Collected data entries
——————————
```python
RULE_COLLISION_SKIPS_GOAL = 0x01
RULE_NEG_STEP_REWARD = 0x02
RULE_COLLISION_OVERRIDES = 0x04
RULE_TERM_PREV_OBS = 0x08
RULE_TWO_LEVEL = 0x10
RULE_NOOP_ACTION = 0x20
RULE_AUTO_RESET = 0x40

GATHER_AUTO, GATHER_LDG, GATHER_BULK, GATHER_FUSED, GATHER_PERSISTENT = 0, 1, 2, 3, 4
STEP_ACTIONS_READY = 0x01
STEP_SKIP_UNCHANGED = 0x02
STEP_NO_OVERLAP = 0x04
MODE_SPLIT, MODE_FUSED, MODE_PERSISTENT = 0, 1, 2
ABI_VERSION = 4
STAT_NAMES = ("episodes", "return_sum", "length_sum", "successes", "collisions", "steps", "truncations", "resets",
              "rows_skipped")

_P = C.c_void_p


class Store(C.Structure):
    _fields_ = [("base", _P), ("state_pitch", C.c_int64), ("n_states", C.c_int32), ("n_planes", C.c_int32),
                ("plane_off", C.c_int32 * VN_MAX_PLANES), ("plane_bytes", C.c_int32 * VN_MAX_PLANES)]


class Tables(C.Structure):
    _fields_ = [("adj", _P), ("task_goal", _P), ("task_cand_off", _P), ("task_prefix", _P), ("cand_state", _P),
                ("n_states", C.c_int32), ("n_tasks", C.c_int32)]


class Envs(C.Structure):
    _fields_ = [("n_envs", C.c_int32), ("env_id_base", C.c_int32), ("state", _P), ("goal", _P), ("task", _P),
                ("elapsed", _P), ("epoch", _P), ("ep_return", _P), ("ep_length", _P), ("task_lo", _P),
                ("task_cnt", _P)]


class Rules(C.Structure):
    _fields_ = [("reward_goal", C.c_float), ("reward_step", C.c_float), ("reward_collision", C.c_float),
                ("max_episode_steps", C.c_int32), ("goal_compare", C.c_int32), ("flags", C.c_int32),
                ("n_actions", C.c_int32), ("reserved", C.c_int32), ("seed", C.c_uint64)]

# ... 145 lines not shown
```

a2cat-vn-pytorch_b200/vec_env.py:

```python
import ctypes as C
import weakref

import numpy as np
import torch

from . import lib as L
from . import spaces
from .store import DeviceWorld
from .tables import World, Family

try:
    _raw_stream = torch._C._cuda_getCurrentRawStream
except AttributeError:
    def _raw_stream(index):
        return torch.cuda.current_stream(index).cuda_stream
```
——————————
▶ **TASK PROMPT**: Please output every line shown above exactly.

▶ **TASK SOLUTION**:
```python
RULE_COLLISION_SKIPS_GOAL = 0x01
RULE_NEG_STEP_REWARD = 0x02
RULE_COLLISION_OVERRIDES = 0x04
RULE_TERM_PREV_OBS = 0x08
RULE_TWO_LEVEL = 0x10
RULE_NOOP_ACTION = 0x20
RULE_AUTO_RESET = 0x40

GATHER_AUTO, GATHER_LDG, GATHER_BULK, GATHER_FUSED, GATHER_PERSISTENT = 0, 1, 2, 3, 4
STEP_ACTIONS_READY = 0x01
STEP_SKIP_UNCHANGED = 0x02
STEP_NO_OVERLAP = 0x04
MODE_SPLIT, MODE_FUSED, MODE_PERSISTENT = 0, 1, 2
ABI_VERSION = 4
STAT_NAMES = ("episodes", "return_sum", "length_sum", "successes", "collisions", "steps", "truncations", "resets",
              "rows_skipped")

_P = C.c_void_p


class Store(C.Structure):
    _fields_ = [("base", _P), ("state_pitch", C.c_int64), ("n_states", C.c_int32), ("n_planes", C.c_int32),
                ("plane_off", C.c_int32 * VN_MAX_PLANES), ("plane_bytes", C.c_int32 * VN_MAX_PLANES)]


class Tables(C.Structure):
    _fields_ = [("adj", _P), ("task_goal", _P), ("task_cand_off", _P), ("task_prefix", _P), ("cand_state", _P),
                ("n_states", C.c_int32), ("n_tasks", C.c_int32)]


class Envs(C.Structure):
    _fields_ = [("n_envs", C.c_int32), ("env_id_base", C.c_int32), ("state", _P), ("goal", _P), ("task", _P),
                ("elapsed", _P), ("epoch", _P), ("ep_return", _P), ("ep_length", _P), ("task_lo", _P),
                ("task_cnt", _P)]


class Rules(C.Structure):
    _fields_ = [("reward_goal", C.c_float), ("reward_step", C.c_float), ("reward_collision", C.c_float),
                ("max_episode_steps", C.c_int32), ("goal_compare", C.c_int32), ("flags", C.c_int32),
                ("n_actions", C.c_int32), ("reserved", C.c_int32), ("seed", C.c_uint64)]

# ... 145 lines not shown
```

a2cat-vn-pytorch_b200/vec_env.py:

```python
import ctypes as C
import weakref

import numpy as np
import torch

from . import lib as L
from . import spaces
from .store import DeviceWorld
from .tables import World, Family

try:
    _raw_stream = torch._C._cuda_getCurrentRawStream
except AttributeError:
    def _raw_stream(index):
        return torch.cuda.current_stream(index).cuda_stream
```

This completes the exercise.